TASK REQUIREMENTS: Which lines of the entries below contain the string "GnFinFuse"? Copy each one.

Dataset entries

-- Opening Marker --

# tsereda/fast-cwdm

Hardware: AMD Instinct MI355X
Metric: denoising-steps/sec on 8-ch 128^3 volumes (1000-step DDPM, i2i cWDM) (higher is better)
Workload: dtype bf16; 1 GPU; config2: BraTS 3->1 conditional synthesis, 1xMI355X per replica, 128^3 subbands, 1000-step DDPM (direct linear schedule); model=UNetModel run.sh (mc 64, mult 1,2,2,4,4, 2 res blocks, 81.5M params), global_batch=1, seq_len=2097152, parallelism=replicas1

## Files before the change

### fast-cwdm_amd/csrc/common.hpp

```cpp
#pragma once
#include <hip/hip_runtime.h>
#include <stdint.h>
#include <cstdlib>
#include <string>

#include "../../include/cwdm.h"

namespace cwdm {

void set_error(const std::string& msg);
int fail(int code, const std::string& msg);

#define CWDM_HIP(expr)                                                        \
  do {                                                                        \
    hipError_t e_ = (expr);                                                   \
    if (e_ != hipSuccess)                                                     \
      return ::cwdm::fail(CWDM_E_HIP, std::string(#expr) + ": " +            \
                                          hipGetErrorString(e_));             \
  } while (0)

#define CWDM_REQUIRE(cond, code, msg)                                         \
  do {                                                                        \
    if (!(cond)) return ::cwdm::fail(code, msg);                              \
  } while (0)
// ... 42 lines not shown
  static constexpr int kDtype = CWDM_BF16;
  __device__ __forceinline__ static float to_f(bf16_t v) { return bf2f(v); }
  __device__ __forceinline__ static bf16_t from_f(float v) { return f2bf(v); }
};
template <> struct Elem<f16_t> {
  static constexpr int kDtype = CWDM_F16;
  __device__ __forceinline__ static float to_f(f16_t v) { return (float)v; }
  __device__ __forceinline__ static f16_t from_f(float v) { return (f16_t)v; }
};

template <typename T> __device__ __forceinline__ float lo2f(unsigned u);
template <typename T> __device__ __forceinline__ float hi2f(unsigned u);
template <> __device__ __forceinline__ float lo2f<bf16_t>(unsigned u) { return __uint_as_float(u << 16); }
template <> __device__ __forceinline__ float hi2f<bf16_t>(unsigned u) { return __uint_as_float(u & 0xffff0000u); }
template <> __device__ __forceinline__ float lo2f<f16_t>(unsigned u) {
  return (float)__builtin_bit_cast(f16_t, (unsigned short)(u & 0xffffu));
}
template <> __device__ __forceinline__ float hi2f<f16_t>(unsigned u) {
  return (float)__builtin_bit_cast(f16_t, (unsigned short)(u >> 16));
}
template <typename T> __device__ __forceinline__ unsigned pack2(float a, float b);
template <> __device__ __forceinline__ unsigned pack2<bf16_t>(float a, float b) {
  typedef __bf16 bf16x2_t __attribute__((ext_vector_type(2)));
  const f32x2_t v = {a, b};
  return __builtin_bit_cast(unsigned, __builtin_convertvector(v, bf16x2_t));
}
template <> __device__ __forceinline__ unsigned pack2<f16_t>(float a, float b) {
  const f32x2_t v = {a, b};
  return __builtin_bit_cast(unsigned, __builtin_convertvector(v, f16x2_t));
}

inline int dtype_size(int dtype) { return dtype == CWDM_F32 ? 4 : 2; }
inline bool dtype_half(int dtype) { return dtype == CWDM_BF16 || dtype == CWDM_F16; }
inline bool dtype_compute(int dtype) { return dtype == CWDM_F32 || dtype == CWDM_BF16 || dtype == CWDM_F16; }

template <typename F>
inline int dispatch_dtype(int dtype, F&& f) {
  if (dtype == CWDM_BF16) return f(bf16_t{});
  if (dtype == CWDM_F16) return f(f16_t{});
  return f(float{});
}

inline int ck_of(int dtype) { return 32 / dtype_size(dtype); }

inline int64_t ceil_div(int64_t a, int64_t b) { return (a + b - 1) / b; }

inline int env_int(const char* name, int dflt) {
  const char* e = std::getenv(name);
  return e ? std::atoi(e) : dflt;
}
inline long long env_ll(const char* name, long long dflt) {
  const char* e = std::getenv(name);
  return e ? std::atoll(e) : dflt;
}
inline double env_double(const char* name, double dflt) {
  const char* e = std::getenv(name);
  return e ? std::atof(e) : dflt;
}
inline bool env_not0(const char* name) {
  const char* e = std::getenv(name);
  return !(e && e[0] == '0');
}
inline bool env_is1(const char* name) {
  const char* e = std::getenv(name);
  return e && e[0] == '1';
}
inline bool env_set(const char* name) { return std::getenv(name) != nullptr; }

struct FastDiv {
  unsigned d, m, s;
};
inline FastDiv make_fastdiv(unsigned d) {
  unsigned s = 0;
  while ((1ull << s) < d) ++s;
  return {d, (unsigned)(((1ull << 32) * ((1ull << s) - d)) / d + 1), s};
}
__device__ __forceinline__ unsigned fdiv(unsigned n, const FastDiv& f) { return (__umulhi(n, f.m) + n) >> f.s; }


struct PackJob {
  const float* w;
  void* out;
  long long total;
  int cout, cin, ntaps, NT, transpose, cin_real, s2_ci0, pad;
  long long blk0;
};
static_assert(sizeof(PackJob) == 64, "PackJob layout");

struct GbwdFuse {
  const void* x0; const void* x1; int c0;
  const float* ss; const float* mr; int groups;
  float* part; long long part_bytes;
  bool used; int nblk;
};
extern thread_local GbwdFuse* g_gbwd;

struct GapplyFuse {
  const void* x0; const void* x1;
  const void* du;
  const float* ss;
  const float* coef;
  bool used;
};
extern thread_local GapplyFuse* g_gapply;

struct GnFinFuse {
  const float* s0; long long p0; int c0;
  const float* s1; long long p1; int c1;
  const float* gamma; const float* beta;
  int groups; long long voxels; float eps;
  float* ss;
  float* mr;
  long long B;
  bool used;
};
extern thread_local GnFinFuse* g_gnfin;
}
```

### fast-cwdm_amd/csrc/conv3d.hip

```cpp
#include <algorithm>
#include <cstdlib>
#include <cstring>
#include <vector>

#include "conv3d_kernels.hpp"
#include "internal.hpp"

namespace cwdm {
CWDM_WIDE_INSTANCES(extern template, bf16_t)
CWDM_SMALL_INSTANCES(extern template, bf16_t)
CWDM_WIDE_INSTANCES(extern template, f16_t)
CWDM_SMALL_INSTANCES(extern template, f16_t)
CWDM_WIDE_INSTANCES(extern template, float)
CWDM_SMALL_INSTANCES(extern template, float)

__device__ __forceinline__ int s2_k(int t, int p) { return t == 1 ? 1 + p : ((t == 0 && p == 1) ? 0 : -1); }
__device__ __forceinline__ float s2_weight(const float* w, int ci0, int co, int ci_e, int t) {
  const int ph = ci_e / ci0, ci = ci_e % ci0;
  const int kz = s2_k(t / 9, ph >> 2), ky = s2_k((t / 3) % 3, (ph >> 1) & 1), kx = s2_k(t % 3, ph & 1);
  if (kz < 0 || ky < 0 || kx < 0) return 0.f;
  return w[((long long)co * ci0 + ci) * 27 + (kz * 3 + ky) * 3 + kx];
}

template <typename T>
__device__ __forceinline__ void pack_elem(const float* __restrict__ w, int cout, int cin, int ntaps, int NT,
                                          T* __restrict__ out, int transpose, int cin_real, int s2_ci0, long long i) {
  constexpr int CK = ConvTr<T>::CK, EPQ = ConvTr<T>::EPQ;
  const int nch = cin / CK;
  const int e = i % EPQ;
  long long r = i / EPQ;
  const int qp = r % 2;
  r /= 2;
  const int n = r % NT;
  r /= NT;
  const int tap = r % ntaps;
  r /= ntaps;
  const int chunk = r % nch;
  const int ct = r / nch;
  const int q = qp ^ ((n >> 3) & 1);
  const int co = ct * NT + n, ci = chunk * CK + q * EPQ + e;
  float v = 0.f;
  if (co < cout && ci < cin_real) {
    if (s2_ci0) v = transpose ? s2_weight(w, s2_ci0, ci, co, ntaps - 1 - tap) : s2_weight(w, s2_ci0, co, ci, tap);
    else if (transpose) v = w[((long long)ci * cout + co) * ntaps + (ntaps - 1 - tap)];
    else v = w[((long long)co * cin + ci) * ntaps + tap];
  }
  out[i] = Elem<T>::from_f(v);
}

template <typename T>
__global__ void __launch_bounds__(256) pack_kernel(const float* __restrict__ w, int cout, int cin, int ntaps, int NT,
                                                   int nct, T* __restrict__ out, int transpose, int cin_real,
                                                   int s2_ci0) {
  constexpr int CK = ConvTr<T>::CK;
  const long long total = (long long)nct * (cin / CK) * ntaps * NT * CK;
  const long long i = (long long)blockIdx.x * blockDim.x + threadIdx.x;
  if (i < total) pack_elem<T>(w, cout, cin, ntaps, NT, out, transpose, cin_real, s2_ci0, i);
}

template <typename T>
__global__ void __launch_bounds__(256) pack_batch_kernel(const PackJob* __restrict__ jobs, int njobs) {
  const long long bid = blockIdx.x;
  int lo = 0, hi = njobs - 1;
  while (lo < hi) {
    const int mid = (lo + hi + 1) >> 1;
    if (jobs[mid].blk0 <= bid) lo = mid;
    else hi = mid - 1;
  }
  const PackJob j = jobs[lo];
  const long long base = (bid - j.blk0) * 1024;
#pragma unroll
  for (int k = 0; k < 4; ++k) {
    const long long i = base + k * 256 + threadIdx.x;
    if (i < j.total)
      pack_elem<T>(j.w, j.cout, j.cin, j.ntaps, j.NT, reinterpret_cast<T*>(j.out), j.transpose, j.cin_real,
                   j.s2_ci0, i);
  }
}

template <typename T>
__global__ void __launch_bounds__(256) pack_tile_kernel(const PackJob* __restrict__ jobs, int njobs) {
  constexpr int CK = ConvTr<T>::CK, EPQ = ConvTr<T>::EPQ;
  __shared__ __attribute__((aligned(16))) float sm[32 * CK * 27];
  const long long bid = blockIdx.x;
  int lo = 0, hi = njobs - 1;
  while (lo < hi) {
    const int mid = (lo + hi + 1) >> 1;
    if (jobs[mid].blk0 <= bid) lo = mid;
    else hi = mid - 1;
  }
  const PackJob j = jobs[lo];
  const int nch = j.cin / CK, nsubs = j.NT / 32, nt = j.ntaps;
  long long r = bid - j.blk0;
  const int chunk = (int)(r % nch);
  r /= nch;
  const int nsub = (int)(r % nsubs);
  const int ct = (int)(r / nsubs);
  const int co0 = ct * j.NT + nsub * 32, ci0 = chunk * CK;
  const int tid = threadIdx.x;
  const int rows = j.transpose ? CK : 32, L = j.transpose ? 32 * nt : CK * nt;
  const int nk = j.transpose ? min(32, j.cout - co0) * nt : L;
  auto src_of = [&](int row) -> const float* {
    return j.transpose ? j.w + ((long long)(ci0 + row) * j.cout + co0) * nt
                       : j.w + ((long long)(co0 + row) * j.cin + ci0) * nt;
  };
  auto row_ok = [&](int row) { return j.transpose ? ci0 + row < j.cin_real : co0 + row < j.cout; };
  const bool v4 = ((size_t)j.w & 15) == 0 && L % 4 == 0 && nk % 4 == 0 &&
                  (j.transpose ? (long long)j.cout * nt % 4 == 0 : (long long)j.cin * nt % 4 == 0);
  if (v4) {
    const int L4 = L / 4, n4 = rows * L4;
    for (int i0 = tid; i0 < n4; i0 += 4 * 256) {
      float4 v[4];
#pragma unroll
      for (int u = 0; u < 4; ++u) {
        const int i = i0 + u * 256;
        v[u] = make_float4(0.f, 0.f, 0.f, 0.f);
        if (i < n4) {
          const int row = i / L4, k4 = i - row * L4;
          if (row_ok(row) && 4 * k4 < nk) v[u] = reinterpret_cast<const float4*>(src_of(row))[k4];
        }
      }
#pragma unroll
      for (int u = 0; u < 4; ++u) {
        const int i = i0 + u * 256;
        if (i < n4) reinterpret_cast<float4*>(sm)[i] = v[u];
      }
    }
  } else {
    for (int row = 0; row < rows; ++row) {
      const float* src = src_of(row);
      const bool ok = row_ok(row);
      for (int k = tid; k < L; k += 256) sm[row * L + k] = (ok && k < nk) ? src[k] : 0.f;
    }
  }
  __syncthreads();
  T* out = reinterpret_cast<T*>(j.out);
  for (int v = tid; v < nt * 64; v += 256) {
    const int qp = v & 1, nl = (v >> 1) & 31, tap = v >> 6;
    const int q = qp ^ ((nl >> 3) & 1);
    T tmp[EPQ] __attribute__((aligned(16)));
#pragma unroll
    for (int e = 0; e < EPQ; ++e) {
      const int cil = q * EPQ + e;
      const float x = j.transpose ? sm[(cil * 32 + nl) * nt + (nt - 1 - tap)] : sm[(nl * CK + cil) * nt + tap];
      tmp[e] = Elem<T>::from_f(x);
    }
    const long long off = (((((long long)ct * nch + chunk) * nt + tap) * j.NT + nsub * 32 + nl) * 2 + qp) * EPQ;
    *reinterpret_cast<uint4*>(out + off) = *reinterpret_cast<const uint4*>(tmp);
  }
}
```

-- Closing Marker --

WRITTEN ANSWER:
struct GnFinFuse {
extern thread_local GnFinFuse* g_gnfin;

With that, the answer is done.